> **To do**
Beneath this instruction is a block of data; output from it exactly the lines that run from the one containing "int value = I;" through the one containing "u32x4 fh[2], fl[2];", inclusive.
•••••
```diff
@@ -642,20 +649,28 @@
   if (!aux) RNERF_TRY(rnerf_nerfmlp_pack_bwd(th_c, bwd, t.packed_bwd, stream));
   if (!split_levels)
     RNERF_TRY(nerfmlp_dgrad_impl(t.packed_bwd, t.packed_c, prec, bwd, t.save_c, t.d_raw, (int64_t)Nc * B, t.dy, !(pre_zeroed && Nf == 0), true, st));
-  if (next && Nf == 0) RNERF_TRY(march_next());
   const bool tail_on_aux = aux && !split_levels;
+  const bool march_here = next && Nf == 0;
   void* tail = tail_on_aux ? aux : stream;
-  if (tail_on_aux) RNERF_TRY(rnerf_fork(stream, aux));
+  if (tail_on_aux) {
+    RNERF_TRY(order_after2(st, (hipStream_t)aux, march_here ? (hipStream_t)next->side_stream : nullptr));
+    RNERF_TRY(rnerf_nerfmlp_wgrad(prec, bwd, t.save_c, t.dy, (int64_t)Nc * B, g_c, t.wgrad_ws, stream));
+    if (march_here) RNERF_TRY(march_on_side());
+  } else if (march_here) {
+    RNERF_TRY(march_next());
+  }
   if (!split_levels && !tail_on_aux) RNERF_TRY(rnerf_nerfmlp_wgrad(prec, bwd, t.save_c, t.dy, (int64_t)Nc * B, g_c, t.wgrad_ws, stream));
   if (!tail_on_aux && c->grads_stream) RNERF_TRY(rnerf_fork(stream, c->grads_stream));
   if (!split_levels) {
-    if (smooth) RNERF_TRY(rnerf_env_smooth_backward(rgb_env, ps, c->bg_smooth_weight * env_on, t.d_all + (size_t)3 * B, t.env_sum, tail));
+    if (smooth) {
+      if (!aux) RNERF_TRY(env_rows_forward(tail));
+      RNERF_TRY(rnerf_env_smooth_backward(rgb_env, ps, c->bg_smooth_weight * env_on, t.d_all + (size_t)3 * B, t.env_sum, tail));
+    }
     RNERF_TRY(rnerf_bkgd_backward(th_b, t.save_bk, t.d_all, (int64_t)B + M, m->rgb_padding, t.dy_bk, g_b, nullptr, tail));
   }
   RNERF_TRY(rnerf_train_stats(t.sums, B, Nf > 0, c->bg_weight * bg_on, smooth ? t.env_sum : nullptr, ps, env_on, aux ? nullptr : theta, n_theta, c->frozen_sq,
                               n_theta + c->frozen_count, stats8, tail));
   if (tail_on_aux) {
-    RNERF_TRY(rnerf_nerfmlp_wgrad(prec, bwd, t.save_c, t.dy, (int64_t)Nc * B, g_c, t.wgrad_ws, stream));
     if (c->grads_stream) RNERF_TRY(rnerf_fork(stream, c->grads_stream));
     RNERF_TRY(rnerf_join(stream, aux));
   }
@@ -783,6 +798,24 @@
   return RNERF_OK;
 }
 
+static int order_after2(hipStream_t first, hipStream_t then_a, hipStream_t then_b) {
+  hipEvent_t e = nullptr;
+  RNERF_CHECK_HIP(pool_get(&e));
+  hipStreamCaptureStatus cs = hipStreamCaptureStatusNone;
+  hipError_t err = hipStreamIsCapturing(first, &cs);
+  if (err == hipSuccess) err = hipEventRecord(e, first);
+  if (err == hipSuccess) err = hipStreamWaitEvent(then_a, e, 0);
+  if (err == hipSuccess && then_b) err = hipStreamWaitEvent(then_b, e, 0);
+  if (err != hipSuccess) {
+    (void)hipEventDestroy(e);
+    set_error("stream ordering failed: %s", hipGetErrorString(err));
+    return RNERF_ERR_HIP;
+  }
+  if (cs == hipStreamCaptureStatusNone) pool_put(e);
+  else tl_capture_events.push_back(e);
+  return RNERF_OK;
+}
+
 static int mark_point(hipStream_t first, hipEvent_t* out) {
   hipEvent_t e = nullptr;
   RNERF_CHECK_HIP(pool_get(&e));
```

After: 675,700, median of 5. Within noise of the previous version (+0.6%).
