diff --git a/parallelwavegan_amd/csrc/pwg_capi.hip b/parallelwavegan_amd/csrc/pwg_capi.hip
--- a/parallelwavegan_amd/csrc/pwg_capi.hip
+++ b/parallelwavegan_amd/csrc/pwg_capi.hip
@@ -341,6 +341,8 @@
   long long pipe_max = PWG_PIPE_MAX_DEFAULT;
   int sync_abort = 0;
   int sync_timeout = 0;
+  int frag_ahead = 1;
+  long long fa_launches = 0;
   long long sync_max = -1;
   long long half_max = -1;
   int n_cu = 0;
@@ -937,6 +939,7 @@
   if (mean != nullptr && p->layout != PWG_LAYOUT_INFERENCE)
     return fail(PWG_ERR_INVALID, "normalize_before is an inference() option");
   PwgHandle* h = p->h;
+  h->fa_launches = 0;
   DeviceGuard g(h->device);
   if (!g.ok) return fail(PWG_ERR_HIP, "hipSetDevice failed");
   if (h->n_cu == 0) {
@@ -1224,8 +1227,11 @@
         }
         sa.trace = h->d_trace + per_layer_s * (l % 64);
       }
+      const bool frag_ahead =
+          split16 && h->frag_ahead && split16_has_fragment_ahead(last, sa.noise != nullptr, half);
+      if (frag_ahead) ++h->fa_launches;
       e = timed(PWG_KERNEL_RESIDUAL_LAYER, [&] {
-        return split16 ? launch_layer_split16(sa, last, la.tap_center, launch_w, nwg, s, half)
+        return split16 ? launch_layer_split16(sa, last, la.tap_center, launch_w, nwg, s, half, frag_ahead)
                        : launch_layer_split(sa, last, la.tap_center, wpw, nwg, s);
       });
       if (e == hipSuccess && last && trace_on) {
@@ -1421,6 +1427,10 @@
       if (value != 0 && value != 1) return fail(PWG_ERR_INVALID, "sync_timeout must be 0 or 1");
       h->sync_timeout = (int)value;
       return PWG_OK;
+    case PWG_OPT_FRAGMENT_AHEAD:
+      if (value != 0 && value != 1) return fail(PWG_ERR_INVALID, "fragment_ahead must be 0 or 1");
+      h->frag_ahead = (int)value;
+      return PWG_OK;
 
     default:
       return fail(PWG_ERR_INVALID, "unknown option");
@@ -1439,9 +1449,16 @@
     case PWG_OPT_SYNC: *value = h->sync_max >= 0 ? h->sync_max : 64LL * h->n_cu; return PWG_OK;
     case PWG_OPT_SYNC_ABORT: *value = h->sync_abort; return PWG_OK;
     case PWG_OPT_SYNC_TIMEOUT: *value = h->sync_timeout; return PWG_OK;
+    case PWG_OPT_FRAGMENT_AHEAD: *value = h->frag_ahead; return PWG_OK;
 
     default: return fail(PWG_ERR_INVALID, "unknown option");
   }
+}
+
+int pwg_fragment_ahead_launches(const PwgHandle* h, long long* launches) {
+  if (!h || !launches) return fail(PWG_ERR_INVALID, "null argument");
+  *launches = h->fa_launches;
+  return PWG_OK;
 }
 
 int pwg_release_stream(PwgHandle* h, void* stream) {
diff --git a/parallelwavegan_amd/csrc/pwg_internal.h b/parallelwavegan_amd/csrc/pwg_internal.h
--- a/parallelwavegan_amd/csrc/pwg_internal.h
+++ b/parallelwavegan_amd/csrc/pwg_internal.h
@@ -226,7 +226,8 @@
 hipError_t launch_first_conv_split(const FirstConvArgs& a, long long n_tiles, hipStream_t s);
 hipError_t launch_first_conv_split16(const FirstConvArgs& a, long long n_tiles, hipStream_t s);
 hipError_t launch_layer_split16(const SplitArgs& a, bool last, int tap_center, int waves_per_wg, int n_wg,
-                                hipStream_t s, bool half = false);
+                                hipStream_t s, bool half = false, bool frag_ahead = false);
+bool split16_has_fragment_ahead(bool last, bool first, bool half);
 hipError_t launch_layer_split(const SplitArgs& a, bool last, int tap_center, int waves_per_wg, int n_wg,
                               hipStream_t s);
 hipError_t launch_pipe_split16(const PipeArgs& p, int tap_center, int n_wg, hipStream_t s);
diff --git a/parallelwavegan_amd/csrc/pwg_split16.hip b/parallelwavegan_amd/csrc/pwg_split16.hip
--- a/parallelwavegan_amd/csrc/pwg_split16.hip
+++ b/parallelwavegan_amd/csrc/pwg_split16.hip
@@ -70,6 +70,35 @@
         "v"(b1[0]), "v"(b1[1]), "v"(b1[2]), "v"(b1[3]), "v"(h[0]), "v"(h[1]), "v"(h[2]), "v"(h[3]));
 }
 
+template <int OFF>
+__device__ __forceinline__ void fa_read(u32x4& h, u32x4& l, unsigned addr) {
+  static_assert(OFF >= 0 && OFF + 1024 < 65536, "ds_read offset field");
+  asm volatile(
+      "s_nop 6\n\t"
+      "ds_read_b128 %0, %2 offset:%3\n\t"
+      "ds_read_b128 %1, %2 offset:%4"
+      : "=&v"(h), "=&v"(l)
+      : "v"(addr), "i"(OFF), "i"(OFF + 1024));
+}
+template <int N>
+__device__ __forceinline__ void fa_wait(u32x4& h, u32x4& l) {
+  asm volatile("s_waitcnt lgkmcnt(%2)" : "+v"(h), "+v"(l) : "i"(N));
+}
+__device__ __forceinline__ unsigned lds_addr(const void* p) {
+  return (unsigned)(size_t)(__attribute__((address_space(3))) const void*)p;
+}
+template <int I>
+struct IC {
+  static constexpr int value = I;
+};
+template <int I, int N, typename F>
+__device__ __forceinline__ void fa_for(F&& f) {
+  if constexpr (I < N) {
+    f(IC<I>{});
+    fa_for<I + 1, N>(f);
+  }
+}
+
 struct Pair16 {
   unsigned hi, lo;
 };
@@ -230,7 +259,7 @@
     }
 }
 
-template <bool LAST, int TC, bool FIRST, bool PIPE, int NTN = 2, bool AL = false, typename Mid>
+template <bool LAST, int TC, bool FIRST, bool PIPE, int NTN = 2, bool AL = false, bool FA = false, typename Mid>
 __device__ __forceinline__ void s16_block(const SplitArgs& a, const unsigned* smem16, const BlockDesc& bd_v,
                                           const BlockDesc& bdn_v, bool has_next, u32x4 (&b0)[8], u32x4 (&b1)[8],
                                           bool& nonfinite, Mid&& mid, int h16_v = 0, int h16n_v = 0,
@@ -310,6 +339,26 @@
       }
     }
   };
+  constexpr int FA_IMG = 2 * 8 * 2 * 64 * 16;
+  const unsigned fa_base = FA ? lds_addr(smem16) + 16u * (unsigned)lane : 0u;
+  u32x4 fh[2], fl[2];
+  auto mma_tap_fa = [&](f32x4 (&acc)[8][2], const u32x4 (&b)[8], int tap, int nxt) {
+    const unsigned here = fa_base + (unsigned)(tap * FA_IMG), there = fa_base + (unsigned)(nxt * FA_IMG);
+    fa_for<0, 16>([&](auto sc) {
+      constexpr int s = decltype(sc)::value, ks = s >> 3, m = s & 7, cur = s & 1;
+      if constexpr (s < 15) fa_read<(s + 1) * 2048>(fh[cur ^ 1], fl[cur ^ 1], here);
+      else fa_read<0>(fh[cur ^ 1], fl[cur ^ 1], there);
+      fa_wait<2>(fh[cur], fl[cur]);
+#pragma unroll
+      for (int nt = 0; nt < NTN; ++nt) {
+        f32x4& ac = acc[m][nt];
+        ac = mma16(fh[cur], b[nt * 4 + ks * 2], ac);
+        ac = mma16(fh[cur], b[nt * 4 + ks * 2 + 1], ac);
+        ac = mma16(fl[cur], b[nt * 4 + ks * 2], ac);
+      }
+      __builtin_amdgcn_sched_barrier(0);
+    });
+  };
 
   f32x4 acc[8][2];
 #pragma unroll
•••••
> **Solved exercise**
+  static constexpr int value = I;
+};
+template <int I, int N, typename F>
+__device__ __forceinline__ void fa_for(F&& f) {
+  if constexpr (I < N) {
+    f(IC<I>{});
+    fa_for<I + 1, N>(f);
+  }
+}
+
 struct Pair16 {
   unsigned hi, lo;
 };
@@ -230,7 +259,7 @@
     }
 }
 
-template <bool LAST, int TC, bool FIRST, bool PIPE, int NTN = 2, bool AL = false, typename Mid>
+template <bool LAST, int TC, bool FIRST, bool PIPE, int NTN = 2, bool AL = false, bool FA = false, typename Mid>
 __device__ __forceinline__ void s16_block(const SplitArgs& a, const unsigned* smem16, const BlockDesc& bd_v,
                                           const BlockDesc& bdn_v, bool has_next, u32x4 (&b0)[8], u32x4 (&b1)[8],
                                           bool& nonfinite, Mid&& mid, int h16_v = 0, int h16n_v = 0,
@@ -310,6 +339,26 @@
       }
     }
   };
+  constexpr int FA_IMG = 2 * 8 * 2 * 64 * 16;
+  const unsigned fa_base = FA ? lds_addr(smem16) + 16u * (unsigned)lane : 0u;
+  u32x4 fh[2], fl[2];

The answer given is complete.